§ **Aim of the exercise**: Search the material below for the word "nrows". Copy every line that has it.

§ **Supplied material**:
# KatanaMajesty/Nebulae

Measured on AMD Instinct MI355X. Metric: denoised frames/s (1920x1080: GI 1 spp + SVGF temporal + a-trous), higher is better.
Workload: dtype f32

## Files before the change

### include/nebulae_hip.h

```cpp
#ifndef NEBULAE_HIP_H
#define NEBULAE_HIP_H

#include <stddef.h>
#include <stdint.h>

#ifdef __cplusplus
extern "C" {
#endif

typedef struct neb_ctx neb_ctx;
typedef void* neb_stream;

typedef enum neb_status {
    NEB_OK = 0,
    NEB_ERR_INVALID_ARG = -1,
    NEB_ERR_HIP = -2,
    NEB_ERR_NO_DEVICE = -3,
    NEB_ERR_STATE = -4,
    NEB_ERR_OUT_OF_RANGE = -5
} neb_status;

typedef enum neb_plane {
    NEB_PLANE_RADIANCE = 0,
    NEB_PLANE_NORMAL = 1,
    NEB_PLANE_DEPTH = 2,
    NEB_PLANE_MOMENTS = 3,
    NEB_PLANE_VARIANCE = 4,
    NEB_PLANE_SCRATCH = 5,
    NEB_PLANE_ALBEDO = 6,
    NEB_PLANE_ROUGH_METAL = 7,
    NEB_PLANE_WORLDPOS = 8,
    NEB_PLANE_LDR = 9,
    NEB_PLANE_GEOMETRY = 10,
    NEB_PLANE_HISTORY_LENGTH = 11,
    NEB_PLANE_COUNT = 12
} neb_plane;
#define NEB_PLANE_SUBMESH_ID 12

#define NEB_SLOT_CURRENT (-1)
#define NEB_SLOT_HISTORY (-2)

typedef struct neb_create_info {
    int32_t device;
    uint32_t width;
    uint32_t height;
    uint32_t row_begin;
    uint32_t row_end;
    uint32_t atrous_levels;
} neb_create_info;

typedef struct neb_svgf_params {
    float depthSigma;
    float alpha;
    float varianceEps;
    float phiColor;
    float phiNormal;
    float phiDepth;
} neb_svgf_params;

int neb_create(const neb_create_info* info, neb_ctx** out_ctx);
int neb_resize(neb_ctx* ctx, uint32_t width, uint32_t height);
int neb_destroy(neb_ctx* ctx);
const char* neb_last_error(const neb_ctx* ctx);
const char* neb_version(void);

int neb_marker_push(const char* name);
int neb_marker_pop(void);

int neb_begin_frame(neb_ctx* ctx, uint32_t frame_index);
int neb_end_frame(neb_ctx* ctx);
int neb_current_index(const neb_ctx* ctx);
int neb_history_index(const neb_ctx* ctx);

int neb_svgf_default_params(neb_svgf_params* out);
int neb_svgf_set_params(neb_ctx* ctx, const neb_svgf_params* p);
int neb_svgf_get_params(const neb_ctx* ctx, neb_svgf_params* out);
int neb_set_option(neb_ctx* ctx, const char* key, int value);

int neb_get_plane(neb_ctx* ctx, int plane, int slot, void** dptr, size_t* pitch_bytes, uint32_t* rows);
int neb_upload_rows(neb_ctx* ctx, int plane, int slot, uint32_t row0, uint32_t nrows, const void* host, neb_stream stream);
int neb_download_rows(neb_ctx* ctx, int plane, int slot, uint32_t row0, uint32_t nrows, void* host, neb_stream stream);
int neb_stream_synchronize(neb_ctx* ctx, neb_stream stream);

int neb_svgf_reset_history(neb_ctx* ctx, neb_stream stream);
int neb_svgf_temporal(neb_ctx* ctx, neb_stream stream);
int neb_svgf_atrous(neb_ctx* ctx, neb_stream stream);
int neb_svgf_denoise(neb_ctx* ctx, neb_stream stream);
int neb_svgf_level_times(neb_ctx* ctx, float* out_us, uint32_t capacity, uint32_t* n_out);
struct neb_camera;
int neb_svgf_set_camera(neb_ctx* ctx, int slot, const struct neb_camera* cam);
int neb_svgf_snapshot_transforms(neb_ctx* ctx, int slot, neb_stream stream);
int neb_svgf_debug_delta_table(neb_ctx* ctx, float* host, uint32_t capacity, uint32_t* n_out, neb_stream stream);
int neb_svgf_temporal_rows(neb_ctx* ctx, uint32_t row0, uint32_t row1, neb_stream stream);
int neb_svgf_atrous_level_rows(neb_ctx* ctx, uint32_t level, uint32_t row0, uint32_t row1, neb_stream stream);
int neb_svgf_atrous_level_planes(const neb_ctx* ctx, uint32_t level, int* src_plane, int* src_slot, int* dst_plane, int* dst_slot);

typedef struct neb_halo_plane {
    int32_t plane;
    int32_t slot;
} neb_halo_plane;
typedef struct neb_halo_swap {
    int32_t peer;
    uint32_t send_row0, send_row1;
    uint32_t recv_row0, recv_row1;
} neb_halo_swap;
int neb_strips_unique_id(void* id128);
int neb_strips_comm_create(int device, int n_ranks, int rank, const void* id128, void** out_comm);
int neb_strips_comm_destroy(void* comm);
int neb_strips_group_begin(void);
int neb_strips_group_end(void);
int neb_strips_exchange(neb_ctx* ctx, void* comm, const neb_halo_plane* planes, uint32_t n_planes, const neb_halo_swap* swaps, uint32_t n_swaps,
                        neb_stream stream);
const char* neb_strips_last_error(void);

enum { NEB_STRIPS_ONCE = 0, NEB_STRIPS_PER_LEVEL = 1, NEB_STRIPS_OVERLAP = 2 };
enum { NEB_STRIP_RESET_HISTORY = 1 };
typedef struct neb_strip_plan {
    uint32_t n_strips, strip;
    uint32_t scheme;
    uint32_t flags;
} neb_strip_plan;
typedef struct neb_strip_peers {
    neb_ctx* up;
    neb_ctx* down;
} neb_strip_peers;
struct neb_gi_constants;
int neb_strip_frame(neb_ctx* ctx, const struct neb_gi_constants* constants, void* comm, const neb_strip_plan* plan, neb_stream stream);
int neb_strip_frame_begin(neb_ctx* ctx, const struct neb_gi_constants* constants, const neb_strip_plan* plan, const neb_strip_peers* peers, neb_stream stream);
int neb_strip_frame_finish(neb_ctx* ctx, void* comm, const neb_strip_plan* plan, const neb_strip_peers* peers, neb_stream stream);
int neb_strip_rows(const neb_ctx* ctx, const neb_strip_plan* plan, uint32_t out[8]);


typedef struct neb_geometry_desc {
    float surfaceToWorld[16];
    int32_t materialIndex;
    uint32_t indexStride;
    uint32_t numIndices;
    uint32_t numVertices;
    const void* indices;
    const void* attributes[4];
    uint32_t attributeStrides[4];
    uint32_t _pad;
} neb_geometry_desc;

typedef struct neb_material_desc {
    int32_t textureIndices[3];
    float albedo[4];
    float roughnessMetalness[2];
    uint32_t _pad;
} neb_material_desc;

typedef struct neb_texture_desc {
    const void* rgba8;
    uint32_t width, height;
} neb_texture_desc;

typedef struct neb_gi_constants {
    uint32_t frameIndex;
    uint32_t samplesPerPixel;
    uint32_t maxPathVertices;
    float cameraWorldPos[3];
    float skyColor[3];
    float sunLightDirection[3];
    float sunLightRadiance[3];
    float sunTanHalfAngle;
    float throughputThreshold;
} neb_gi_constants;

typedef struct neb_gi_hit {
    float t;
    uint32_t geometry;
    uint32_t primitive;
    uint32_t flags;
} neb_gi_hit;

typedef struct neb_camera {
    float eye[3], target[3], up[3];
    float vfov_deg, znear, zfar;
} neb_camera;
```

§ **Result**:
int neb_upload_rows(neb_ctx* ctx, int plane, int slot, uint32_t row0, uint32_t nrows, const void* host, neb_stream stream);
int neb_download_rows(neb_ctx* ctx, int plane, int slot, uint32_t row0, uint32_t nrows, void* host, neb_stream stream);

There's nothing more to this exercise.